** Supplied entries follows **
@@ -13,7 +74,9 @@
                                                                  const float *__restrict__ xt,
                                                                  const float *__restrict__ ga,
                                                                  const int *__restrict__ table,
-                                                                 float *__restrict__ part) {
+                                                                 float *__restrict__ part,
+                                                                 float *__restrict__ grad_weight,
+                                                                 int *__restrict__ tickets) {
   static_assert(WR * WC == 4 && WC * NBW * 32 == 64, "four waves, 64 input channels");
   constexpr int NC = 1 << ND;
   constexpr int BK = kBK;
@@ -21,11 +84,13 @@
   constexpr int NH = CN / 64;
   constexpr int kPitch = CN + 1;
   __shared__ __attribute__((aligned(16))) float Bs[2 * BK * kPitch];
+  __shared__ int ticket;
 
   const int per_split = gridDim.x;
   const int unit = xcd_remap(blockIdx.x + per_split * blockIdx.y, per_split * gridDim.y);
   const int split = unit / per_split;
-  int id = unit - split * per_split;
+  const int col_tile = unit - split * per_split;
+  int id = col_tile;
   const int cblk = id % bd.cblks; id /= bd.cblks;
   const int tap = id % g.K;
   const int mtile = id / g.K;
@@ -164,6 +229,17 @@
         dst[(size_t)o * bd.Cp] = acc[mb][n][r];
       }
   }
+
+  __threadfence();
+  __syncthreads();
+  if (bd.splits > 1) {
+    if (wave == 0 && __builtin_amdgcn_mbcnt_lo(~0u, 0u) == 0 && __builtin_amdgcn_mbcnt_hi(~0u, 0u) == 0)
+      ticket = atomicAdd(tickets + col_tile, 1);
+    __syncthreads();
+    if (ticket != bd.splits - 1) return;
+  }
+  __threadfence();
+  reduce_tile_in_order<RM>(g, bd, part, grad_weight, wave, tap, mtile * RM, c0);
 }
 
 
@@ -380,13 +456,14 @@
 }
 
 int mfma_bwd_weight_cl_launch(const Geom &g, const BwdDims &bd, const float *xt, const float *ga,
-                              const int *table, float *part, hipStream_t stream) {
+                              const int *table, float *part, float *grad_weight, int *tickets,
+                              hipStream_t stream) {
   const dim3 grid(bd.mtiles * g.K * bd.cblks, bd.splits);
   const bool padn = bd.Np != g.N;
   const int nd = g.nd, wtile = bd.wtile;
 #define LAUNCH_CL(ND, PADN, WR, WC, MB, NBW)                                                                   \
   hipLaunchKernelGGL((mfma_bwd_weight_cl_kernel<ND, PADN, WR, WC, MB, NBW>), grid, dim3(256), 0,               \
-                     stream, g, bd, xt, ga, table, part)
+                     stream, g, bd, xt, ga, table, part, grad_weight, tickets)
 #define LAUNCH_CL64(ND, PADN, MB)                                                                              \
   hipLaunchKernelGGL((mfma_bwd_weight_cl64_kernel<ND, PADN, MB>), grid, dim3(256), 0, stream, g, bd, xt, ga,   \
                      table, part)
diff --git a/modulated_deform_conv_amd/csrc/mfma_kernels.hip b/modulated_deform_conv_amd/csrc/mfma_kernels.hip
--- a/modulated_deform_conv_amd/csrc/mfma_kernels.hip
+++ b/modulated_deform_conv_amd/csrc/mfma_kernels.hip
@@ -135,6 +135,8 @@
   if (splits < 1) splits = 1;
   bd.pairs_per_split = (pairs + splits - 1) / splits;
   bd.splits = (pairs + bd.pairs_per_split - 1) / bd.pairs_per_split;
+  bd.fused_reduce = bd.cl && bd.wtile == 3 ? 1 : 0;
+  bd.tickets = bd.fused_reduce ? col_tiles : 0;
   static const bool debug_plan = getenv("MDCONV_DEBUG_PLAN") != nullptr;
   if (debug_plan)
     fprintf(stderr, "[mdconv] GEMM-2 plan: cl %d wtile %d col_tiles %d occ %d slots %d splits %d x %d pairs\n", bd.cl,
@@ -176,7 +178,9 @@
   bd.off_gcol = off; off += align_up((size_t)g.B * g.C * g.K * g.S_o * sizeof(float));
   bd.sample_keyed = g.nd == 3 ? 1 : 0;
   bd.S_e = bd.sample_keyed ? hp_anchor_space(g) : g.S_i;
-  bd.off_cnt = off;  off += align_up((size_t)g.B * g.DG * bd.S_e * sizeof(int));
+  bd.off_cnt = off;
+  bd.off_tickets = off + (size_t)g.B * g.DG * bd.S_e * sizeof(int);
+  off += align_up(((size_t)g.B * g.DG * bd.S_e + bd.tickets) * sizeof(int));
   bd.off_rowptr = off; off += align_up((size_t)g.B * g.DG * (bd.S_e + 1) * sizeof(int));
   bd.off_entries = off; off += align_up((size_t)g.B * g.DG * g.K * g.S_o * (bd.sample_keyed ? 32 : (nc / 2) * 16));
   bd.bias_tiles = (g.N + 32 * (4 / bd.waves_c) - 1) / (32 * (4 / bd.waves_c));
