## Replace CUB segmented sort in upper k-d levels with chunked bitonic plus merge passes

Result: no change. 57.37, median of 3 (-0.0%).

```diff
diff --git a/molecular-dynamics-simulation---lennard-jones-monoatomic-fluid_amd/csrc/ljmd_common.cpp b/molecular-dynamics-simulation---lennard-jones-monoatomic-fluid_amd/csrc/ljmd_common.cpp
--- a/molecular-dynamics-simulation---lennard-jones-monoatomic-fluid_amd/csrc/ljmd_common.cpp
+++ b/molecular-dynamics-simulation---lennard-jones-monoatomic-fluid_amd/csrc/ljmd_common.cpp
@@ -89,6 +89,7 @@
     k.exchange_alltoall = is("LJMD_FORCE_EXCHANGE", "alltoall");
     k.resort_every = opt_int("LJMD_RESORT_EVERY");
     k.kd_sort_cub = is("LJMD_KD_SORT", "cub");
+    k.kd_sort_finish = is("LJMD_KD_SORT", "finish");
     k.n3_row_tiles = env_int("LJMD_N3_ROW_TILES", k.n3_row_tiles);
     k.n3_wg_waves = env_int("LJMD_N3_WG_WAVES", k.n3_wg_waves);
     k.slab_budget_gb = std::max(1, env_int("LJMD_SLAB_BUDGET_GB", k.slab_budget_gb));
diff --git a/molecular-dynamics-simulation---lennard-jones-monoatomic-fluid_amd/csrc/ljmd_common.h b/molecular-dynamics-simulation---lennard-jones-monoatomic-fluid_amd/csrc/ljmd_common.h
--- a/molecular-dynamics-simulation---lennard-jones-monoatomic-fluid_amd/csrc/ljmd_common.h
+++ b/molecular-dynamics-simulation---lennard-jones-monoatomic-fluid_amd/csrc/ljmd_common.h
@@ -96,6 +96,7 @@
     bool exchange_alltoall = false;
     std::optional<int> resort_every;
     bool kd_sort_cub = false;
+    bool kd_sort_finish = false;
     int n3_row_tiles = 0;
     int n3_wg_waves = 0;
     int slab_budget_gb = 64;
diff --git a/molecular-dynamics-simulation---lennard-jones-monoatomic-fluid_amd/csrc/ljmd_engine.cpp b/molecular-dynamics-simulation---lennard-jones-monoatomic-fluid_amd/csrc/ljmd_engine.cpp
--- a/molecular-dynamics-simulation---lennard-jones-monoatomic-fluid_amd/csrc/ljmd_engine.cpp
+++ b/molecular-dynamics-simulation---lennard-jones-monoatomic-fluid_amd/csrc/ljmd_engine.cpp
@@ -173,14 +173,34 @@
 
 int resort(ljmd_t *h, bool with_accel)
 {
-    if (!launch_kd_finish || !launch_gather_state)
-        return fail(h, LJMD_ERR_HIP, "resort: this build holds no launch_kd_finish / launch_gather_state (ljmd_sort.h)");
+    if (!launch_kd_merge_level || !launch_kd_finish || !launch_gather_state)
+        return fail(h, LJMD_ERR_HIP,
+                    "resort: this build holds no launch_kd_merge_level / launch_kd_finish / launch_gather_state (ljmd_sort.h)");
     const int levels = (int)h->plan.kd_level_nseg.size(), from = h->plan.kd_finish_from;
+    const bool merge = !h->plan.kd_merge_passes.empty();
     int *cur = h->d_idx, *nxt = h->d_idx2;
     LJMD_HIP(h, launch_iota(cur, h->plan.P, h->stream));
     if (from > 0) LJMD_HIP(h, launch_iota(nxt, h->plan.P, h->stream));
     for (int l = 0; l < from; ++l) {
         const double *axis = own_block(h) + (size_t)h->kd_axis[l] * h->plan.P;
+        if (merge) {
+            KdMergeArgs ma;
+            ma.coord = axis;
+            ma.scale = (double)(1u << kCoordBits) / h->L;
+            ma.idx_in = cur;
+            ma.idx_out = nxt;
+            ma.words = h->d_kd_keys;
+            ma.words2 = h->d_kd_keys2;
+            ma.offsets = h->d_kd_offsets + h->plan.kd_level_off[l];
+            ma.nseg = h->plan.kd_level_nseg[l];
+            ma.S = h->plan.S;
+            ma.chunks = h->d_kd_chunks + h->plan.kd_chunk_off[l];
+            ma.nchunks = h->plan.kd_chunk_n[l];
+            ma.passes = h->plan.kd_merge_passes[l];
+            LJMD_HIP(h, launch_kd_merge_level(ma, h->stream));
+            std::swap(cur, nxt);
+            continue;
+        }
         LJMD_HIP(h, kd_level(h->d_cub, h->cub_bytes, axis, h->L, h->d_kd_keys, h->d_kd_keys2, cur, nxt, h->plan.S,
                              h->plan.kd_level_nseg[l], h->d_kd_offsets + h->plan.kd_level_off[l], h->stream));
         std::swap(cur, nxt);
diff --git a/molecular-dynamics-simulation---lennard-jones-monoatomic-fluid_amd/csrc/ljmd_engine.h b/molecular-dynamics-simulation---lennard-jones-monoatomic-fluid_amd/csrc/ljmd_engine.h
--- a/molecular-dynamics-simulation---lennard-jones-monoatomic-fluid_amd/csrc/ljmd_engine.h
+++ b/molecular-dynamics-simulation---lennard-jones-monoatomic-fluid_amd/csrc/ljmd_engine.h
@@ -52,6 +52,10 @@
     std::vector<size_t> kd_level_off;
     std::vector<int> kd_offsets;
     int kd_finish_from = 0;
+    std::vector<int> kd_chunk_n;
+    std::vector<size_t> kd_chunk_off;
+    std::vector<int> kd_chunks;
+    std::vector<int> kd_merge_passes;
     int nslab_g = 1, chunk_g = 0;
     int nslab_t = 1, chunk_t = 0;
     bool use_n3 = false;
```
** End of Supplied entries **
Work instructions>
Only lines holding the string "splits" are wanted; gather each one from the entries above.

Answer for this exercise>
+  if (bd.splits > 1) {
+    if (ticket != bd.splits - 1) return;
   const dim3 grid(bd.mtiles * g.K * bd.cblks, bd.splits);
   if (splits < 1) splits = 1;
   bd.pairs_per_split = (pairs + splits - 1) / splits;
   bd.splits = (pairs + bd.pairs_per_split - 1) / bd.pairs_per_split;
     fprintf(stderr, "[mdconv] GEMM-2 plan: cl %d wtile %d col_tiles %d occ %d slots %d splits %d x %d pairs\n", bd.cl,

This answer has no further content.